§ TASK INPUT
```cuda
int b200sp_spmv_plan_set_option(b200sp_spmv_plan* p, int option, int value) {
  B200SP_REQUIRE(p != nullptr, "spmv_plan_set_option: null plan");
  switch (option) {
    case B200SP_SPMV_OPT_CACHE_TRANSPOSE: p->cache_transpose = value != 0; return B200SP_OK;
    case B200SP_SPMV_OPT_HOSTVEC_DEFER:
      if (p->pipe.defer && value == 0 && p->pipe.last_b >= 0) {
        set_error("spmv_plan_set_option: downloads are outstanding, call b200sp_spmv_hostvec_flush first");
        return B200SP_ERR_STATE;
      }
      p->pipe.defer = value != 0;
      return B200SP_OK;
// ... 22 lines not shown
int b200sp_spmv_plan_tune(b200sp_spmv_plan* p, int cfg, int lanes_per_row, int ctas_per_sm) {
  B200SP_REQUIRE(p != nullptr, "spmv_plan_tune: null plan");
  B200SP_REQUIRE(cfg >= -1 && cfg < kNumCfgs, "spmv_plan_tune: cfg %d out of range", cfg);
  B200SP_REQUIRE(lanes_per_row == -1 || lanes_per_row == 2 || lanes_per_row == 4 || lanes_per_row == 8 ||
                     lanes_per_row == 16 || lanes_per_row == 32,
                 "spmv_plan_tune: lanes_per_row %d not in {2,4,8,16,32}", lanes_per_row);
  B200SP_REQUIRE(ctas_per_sm >= -1 && ctas_per_sm <= 8, "spmv_plan_tune: ctas_per_sm %d out of range", ctas_per_sm);
  p->cfg = cfg;
  p->lpr = lanes_per_row;
  p->ctas_per_sm = ctas_per_sm;
  return B200SP_OK;
}

const char* b200sp_spmv_last_kernel(const b200sp_spmv_plan* p) { return p ? p->last_kernel : "none"; }

int b200sp_spmv_f64_i32(b200sp_spmv_plan* plan, void* stream, char mode, int m, int n, int64_t nnz, double alpha,
                        const int* row_ptr, const int* col_idx, const double* vals, const double* x, double beta,
                        double* y) {
  return spmv_impl<double>(plan, (cudaStream_t)stream, mode, m, n, nnz, alpha, row_ptr, col_idx, vals, x, beta, y);
}

int b200sp_spmv_f32_i32(b200sp_spmv_plan* plan, void* stream, char mode, int m, int n, int64_t nnz, float alpha,
                        const int* row_ptr, const int* col_idx, const float* vals, const float* x, float beta,
                        float* y) {
  return spmv_impl<float>(plan, (cudaStream_t)stream, mode, m, n, nnz, alpha, row_ptr, col_idx, vals, x, beta, y);
}

int b200sp_spmv_scatter_f64_i32(b200sp_spmv_plan* p, void* stream, int m, int n, int64_t nnz, double alpha,
                                const int* row_ptr, const int* col_idx, const double* vals, const double* x,
                                double* y, int n_extra, void* const* y_extra) {
// ... 156 lines not shown
  }
  if (xb > q.xb || yb > q.yb) {
    B200SP_CUDA_TRY(cudaDeviceSynchronize());
    for (int b = 0; b < 2; ++b) {
      if (q.dx[b]) cudaFree(q.dx[b]);
      if (q.dy[b]) cudaFree(q.dy[b]);
      q.dx[b] = q.dy[b] = nullptr;
      B200SP_CUDA_TRY(cudaMalloc(&q.dx[b], std::max(xb, q.xb)));
      B200SP_CUDA_TRY(cudaMalloc(&q.dy[b], std::max(yb, q.yb)));
    }
    q.xb = std::max(xb, q.xb);
    q.yb = std::max(yb, q.yb);
    q.call = 0;
  }
  const int cfg = p->cfg >= 0 ? p->cfg : 8;
  int rc = plan_analyse<double>(p, st, cfg, m, n, nnz, row_ptr);
  if (rc) return rc;
  if (q.key != row_ptr || q.key_cfg != cfg || q.key_m != m || q.key_nnz != nnz || q.key_tiles != (const void*)p->tiles) {
    q.nc = 4;
    if (const char* e = getenv("B200SP_HOSTVEC_PIECES")) {
      const int v = atoi(e);
      if (v >= 1 && v <= 8) q.nc = v;
    }
    int4 d[9];
    for (int c = 0; c <= q.nc; ++c) {
      q.tile_b[c] = (int)(((int64_t)p->n_tiles * c) / q.nc);
      if (c < q.nc) B200SP_CUDA_TRY(cudaMemcpyAsync(&d[c], p->tiles + q.tile_b[c], sizeof(int4), cudaMemcpyDeviceToHost, st));
    }
    B200SP_CUDA_TRY(cudaStreamSynchronize(st));
    for (int c = 0; c < q.nc; ++c) q.row_b[c] = d[c].x;
    q.row_b[q.nc] = m;
// ... 56 lines not shown
```

kokkos-kernels_b200/sparse.py:

```python
import ctypes as C

import torch

from . import _lib
from ._lib import B200SparseError, B200SparseInvalidArgument, check

SPMV_DEFAULT, SPMV_FAST_SETUP, SPMV_NATIVE, SPMV_MERGE_PATH, SPMV_NATIVE_MERGE_PATH, SPMV_BSR_V41, SPMV_BSR_V42, SPMV_BSR_TC = range(8)
GS_DEFAULT, GS_PERMUTED, GS_TEAM, GS_CLUSTER, GS_TWOSTAGE = range(5)
SPGEMM_KK, SPGEMM_KK_MEMORY, SPGEMM_KK_SPEED, SPGEMM_KK_LP, SPGEMM_DEBUG, SPGEMM_SERIAL = range(6)

_ALGO_TO_C = {SPMV_DEFAULT: 0, SPMV_FAST_SETUP: 1, SPMV_NATIVE: 1, SPMV_MERGE_PATH: 2, SPMV_NATIVE_MERGE_PATH: 2, SPMV_BSR_V41: 0,
              SPMV_BSR_V42: 0, SPMV_BSR_TC: 0}


def _idx(t):
    if t is not None and t.dtype != torch.int32:
        raise B200SparseError(f"b200sparse: this operation takes int32 row maps / entries, got {t.dtype} "
                              "(only spmv accepts 64-bit offsets)")
    return _ptr(t)


def _ptr(t):
    return C.c_void_p(t.data_ptr()) if t is not None and t.numel() > 0 else C.c_void_p(0)

# ... 87 lines not shown
    def cache_transpose(self, enable=True):
        check(_lib.sparse().b200sp_spmv_plan_set_option(self._plan, 1, int(bool(enable))))

    def hostvec_defer(self, enable=True):
        check(_lib.sparse().b200sp_spmv_plan_set_option(self._plan, 2, int(bool(enable))))

    def hostvec_flush(self):
        check(_lib.sparse().b200sp_spmv_hostvec_flush(self._plan, _stream()))

    def tune(self, cfg=-1, lanes_per_row=-1, ctas_per_sm=-1):
        check(_lib.sparse().b200sp_spmv_plan_tune(self._plan, cfg, lanes_per_row, ctas_per_sm))

    def invalidate(self):
        if self._plan:
            check(_lib.sparse().b200sp_spmv_plan_invalidate(self._plan, _stream()))

    def last_kernel(self):
        if self._bsr_plan:
            return _lib.sparse().b200sp_bsr_last_kernel(self._bsr_plan).decode()
        if self._plan64:
            return _lib.sparse().b200sp_spmv64_last_kernel(self._plan64).decode()
        return _lib.sparse().b200sp_spmv_last_kernel(self._plan).decode()

    def __del__(self):
        try:
            st = _stream() if torch.cuda.is_available() else C.c_void_p(0)
            if self._bsr_plan:
                _lib.sparse().b200sp_bsr_plan_destroy(self._bsr_plan, st)
                self._bsr_plan = C.c_void_p(0)
            if self._plan64:
# ... 795 lines not shown
```

Measured before the change: 1023.

## Compress CSR column indices into per-row pattern dictionary for tiled SpMV

Adds an analysis pass that hashes each row's column offsets relative to the row index and builds a dictionary of the most frequent patterns held in shared memory. Each row then gets a 16-bit pattern ID. A new tile kernel streams these IDs in place of col_idx and rebuilds the columns from the dictionary, which cuts index bandwidth on structured (stencil-like) matrices. Rows that match no pattern fall back to reading col_idx. The costs are several setup kernels per plan, a larger shared-memory footprint, and a pattern path that only switches on once an async event reports that few nonzeros escaped.

```diff
diff --git a/include/b200sparse.h b/include/b200sparse.h
--- a/include/b200sparse.h
+++ b/include/b200sparse.h
@@ -286,6 +286,7 @@
 int b200sp_spmv_plan_invalidate(b200sp_spmv_plan* plan, void* stream);
 
 int b200sp_spmv_plan_tune(b200sp_spmv_plan* plan, int cfg, int lanes_per_row, int ctas_per_sm);
+int b200sp_spmv_plan_index_stats(b200sp_spmv_plan* plan, int64_t* out);
 #ifdef __cplusplus
 }
 #endif
diff --git a/kokkos-kernels_b200/_lib.py b/kokkos-kernels_b200/_lib.py
--- a/kokkos-kernels_b200/_lib.py
+++ b/kokkos-kernels_b200/_lib.py
@@ -46,6 +46,7 @@
     "b200sp_spmv_scatter_f64_i32": (i32, [vp, vp, i32, i32, i64, f64, vp, vp, vp, vp, vp, i32, C.POINTER(vp)]),
     "b200sp_spmv_forward_f64_i32": (i32, [vp, vp, i32, i32, i64, f64, vp, vp, vp, vp, vp, vp]),
     "b200sp_spmv_plan_invalidate": (i32, [vp, vp]),
+    "b200sp_spmv_plan_index_stats": (i32, [vp, C.POINTER(i64)]),
     "b200sp_peer_push": (i32, [vp, vp, i64, i32, C.POINTER(vp)]),
     "b200sp_peer_push_async": (i32, [vp, C.POINTER(vp), i32, C.POINTER(vp), vp, i64]),
     "b200sp_peer_join": (i32, [vp, C.POINTER(vp), i32]),
diff --git a/kokkos-kernels_b200/csrc/spmv.cu b/kokkos-kernels_b200/csrc/spmv.cu
--- a/kokkos-kernels_b200/csrc/spmv.cu
+++ b/kokkos-kernels_b200/csrc/spmv.cu
@@ -487,6 +487,382 @@
   }
 }
 
+constexpr int kPatSlots = 8192;
+constexpr int kPatProbes = 64;
+constexpr int kPatDictInts = 6144;
+constexpr int kPatMaxEscapeInv = 4;
+constexpr uint16_t kPatEscape = 0xFFFF;
+enum { kPatOff = 0, kPatPending = 1, kPatOn = 2 };
+
+struct PatInfo {
+  int use;
+  int overflow;
+  int npat;
+  int dict_ints;
+  unsigned long long esc_rows, esc_nnz;
+};
+
+__device__ __forceinline__ uint64_t row_pattern_key(const int* __restrict__ col_idx, int rs, int re, int r, uint64_t mask) {
+  uint64_t h = 0xcbf29ce484222325ull ^ (uint64_t)(uint32_t)(re - rs);
+  for (int j = rs; j < re; ++j) {
+    h ^= (uint64_t)((uint32_t)col_idx[j] - (uint32_t)r);
+    h *= 0x100000001b3ull;
+    h ^= h >> 29;
+  }
+  h ^= h >> 32;
+  h *= 0xbf58476d1ce4e5b9ull;
+  h ^= h >> 29;
+  return (h & mask) | (1ull << 63);
+}
+__device__ __forceinline__ int pat_slot(uint64_t key) { return (int)((key ^ (key >> 23)) & (kPatSlots - 1)); }
+
+__global__ void __launch_bounds__(256) pat_insert_kernel(int m, const int* __restrict__ row_ptr, const int* __restrict__ col_idx,
+                                                         int LMAX, uint64_t mask, unsigned long long* keys, unsigned* counts,
+                                                         int* reps, PatInfo* info) {
+  const int lane = threadIdx.x & 31;
+  const int64_t stride = (int64_t)gridDim.x * blockDim.x;
+  for (int64_t base = (int64_t)blockIdx.x * blockDim.x + (threadIdx.x & ~31); base < m; base += stride) {
+    int stop = 0;
+    if (lane == 0) stop = *(volatile int*)&info->overflow;
+    if (__shfl_sync(0xffffffffu, stop, 0)) return;
+    const int r = (int)base + lane;
+    int slot = -1;
+    if (r < m) {
+      const int rs = row_ptr[r], re = row_ptr[r + 1];
+      if (re - rs <= LMAX) {
+        const uint64_t key = row_pattern_key(col_idx, rs, re, r, mask);
+        int s = pat_slot(key);
+        for (int q = 0; q < kPatProbes; ++q, s = (s + 1) & (kPatSlots - 1)) {
+          unsigned long long k = *(volatile unsigned long long*)&keys[s];
+          if (k == 0ull) k = atomicCAS(&keys[s], 0ull, (unsigned long long)key);
+          if (k == 0ull || k == key) {
+            slot = s;
+            break;
+          }
+        }
+        if (slot < 0) *(volatile int*)&info->overflow = 1;
+      }
+    }
+    unsigned todo = __ballot_sync(0xffffffffu, slot >= 0);
+    while (todo) {
+      const int leader = __ffs((int)todo) - 1;
+      const int ls = __shfl_sync(0xffffffffu, slot, leader);
+      const unsigned same = __ballot_sync(0xffffffffu, slot == ls);
+      if (lane == leader) {
+        atomicAdd(&counts[ls], (unsigned)__popc(same));
+        atomicMin(&reps[ls], r);
+      }
+      todo &= ~same;
+    }
+  }
+}
+
+__global__ void __launch_bounds__(1024) pat_select_kernel(const int* __restrict__ row_ptr, const int* __restrict__ col_idx,
+                                                          const unsigned long long* __restrict__ keys,
+                                                          const unsigned* __restrict__ counts, const int* __restrict__ reps,
+                                                          int* __restrict__ slot_id, int* __restrict__ dict, PatInfo* info) {
+  extern __shared__ __align__(16) unsigned char pat_smem[];
+  unsigned long long* sk = reinterpret_cast<unsigned long long*>(pat_smem);
+  int* sv = reinterpret_cast<int*>(sk + kPatSlots);
+  int* spos = sv + kPatSlots;
+  __shared__ int n_occ, n_pat;
+  if (info->overflow) {
+    if (threadIdx.x == 0) info->npat = 0;
+    return;
+  }
+  if (threadIdx.x == 0) n_occ = 0;
+  __syncthreads();
+  for (int s = threadIdx.x; s < kPatSlots; s += blockDim.x)
+    if (keys[s] != 0ull) {
+      const int i = atomicAdd(&n_occ, 1);
+      sk[i] = ((unsigned long long)(0xffffffffu - counts[s]) << 32) | (unsigned)reps[s];
+      sv[i] = s;
+    }
+  __syncthreads();
+  const int n = n_occ;
+  int np2 = 1;
+  while (np2 < n) np2 <<= 1;
+  for (int i = n + threadIdx.x; i < np2; i += blockDim.x) {
+    sk[i] = ~0ull;
+    sv[i] = -1;
+  }
+  __syncthreads();
+  for (int k = 2; k <= np2; k <<= 1)
+    for (int j = k >> 1; j > 0; j >>= 1) {
+      for (int i = threadIdx.x; i < np2; i += blockDim.x) {
+        const int l = i ^ j;
+        if (l > i && ((sk[i] > sk[l]) == ((i & k) == 0))) {
+          const unsigned long long tk = sk[i];
+          sk[i] = sk[l];
+          sk[l] = tk;
+          const int tv = sv[i];
+          sv[i] = sv[l];
+          sv[l] = tv;
+        }
+      }
+      __syncthreads();
+    }
+  for (int i = threadIdx.x; i < n; i += blockDim.x) {
+    const int rep = (int)(unsigned)sk[i];
+    spos[i] = row_ptr[rep + 1] - row_ptr[rep];
+  }
+  __syncthreads();
+  if (threadIdx.x == 0) {
+    int np = 0, tot = 0;
+    while (np < n && np < (int)kPatEscape && (np + 2) + tot + spos[np] <= kPatDictInts) tot += spos[np++];
+    int pos = np + 1;
+    for (int i = 0; i < np; ++i) {
+      const int len = spos[i];
+      spos[i] = pos;
+      pos += len;
+    }
+    spos[np] = pos;
+    n_pat = np;
+    info->npat = np;
+    info->dict_ints = pos;
+  }
+  __syncthreads();
+  const int np = n_pat;
+  for (int i = threadIdx.x; i < np; i += blockDim.x) slot_id[sv[i]] = i;
+  for (int i = threadIdx.x; i <= np; i += blockDim.x) dict[i] = spos[i];
+  const int warp = threadIdx.x >> 5, lane = threadIdx.x & 31;
+  for (int i = warp; i < np; i += blockDim.x >> 5) {
+    const int rep = (int)(unsigned)sk[i];
+    const int rs = row_ptr[rep], p0 = spos[i], len = spos[i + 1] - p0;
+    for (int k = lane; k < len; k += 32) dict[p0 + k] = (int)((unsigned)col_idx[rs + k] - (unsigned)rep);
+  }
+}
+
+__global__ void __launch_bounds__(256) pat_assign_kernel(int m, const int* __restrict__ row_ptr, const int* __restrict__ col_idx,
+                                                         int LMAX, uint64_t mask, const unsigned long long* __restrict__ keys,
+                                                         const int* __restrict__ slot_id, const int* __restrict__ dict,
+                                                         uint16_t* __restrict__ ids, PatInfo* info) {
+  const int npat = info->npat;
+  if (npat == 0) return;
+  unsigned long long erows = 0, ennz = 0;
+  for (int r = blockIdx.x * blockDim.x + threadIdx.x; r < m; r += gridDim.x * blockDim.x) {
+    const int rs = row_ptr[r], re = row_ptr[r + 1], len = re - rs;
+    int id = -1;
+    if (len <= LMAX) {
+      const uint64_t key = row_pattern_key(col_idx, rs, re, r, mask);
+      int s = pat_slot(key);
+      for (int q = 0; q < kPatProbes; ++q, s = (s + 1) & (kPatSlots - 1)) {
+        const unsigned long long k = keys[s];
+        if (k == key) {
+          id = slot_id[s];
+          break;
+        }
+        if (k == 0ull) break;
+      }
+      if (id >= 0) {
+        const int p0 = dict[id];
+        if (dict[id + 1] - p0 != len) id = -1;
+        for (int k = 0; id >= 0 && k < len; ++k)
+          if (dict[p0 + k] != (int)((unsigned)col_idx[rs + k] - (unsigned)r)) id = -1;
+      }
+    }
+    ids[r] = id < 0 ? kPatEscape : (uint16_t)id;
+    if (id < 0) {
+      erows += 1;
+      ennz += (unsigned long long)len;
+    }
+  }
+  for (int o = 16; o > 0; o >>= 1) {
+    erows += __shfl_xor_sync(0xffffffffu, erows, o);
+    ennz += __shfl_xor_sync(0xffffffffu, ennz, o);
+  }
+  if ((threadIdx.x & 31) == 0 && erows) {
+    atomicAdd(&info->esc_rows, erows);
+    atomicAdd(&info->esc_nnz, ennz);
+  }
+}
+
+__global__ void pat_finish_kernel(int m, int64_t nnz, int force, PatInfo* info) {
+  if (info->npat == 0) {
+    info->use = 0;
+    info->esc_rows = (unsigned long long)m;
+    info->esc_nnz = (unsigned long long)nnz;
+    return;
+  }
+  info->use = (force || info->esc_nnz * kPatMaxEscapeInv <= (unsigned long long)nnz) ? 1 : 0;
+}
+
+template <typename S, int CAP, int STAGES>
+struct PatTileSmem {
+  static constexpr int RCAP = CAP / 2;
+  static constexpr int DICT = STAGES * CAP - STAGES * RCAP / 2;
+  alignas(128) S vals[STAGES][CAP];
+  alignas(128) int rows[STAGES][RCAP];
+  alignas(128) uint16_t ids[STAGES][RCAP];
+  alignas(16) int dict[DICT];
+  int4 desc[STAGES];
+  alignas(8) uint64_t full[STAGES];
+  alignas(8) uint64_t empty[STAGES];
+};
+
+template <int LPR, int UNR, typename S, typename Col>
+__device__ __forceinline__ S tile_row_dot(int j0, int jend, const S* __restrict__ sv, const S* __restrict__ x, Col col) {
+  S sum = S(0);
+  for (; j0 < jend; j0 += UNR * LPR) {
+    int c[UNR];
+    S av[UNR], xv[UNR];
+#pragma unroll
+    for (int u = 0; u < UNR; ++u) {
+      const int j = j0 + u * LPR;
+      const bool ok = j < jend;
+      c[u] = ok ? col(j) : 0;
+      av[u] = ok ? sv[j] : S(0);
+    }
+#pragma unroll
+    for (int u = 0; u < UNR; ++u) xv[u] = (j0 + u * LPR < jend) ? ldg(x + c[u]) : S(0);
+#pragma unroll
+    for (int u = 0; u < UNR; ++u) sum += av[u] * xv[u];
+  }
+  return sum;
+}
+
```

§ PROBLEM TO WORK ON
An answer is complete only when it holds every line above containing the string "constexpr".

§ TASK SOLUTION
+constexpr int kPatSlots = 8192;
+constexpr int kPatProbes = 64;
+constexpr int kPatDictInts = 6144;
+constexpr int kPatMaxEscapeInv = 4;
+constexpr uint16_t kPatEscape = 0xFFFF;
+  static constexpr int RCAP = CAP / 2;
+  static constexpr int DICT = STAGES * CAP - STAGES * RCAP / 2;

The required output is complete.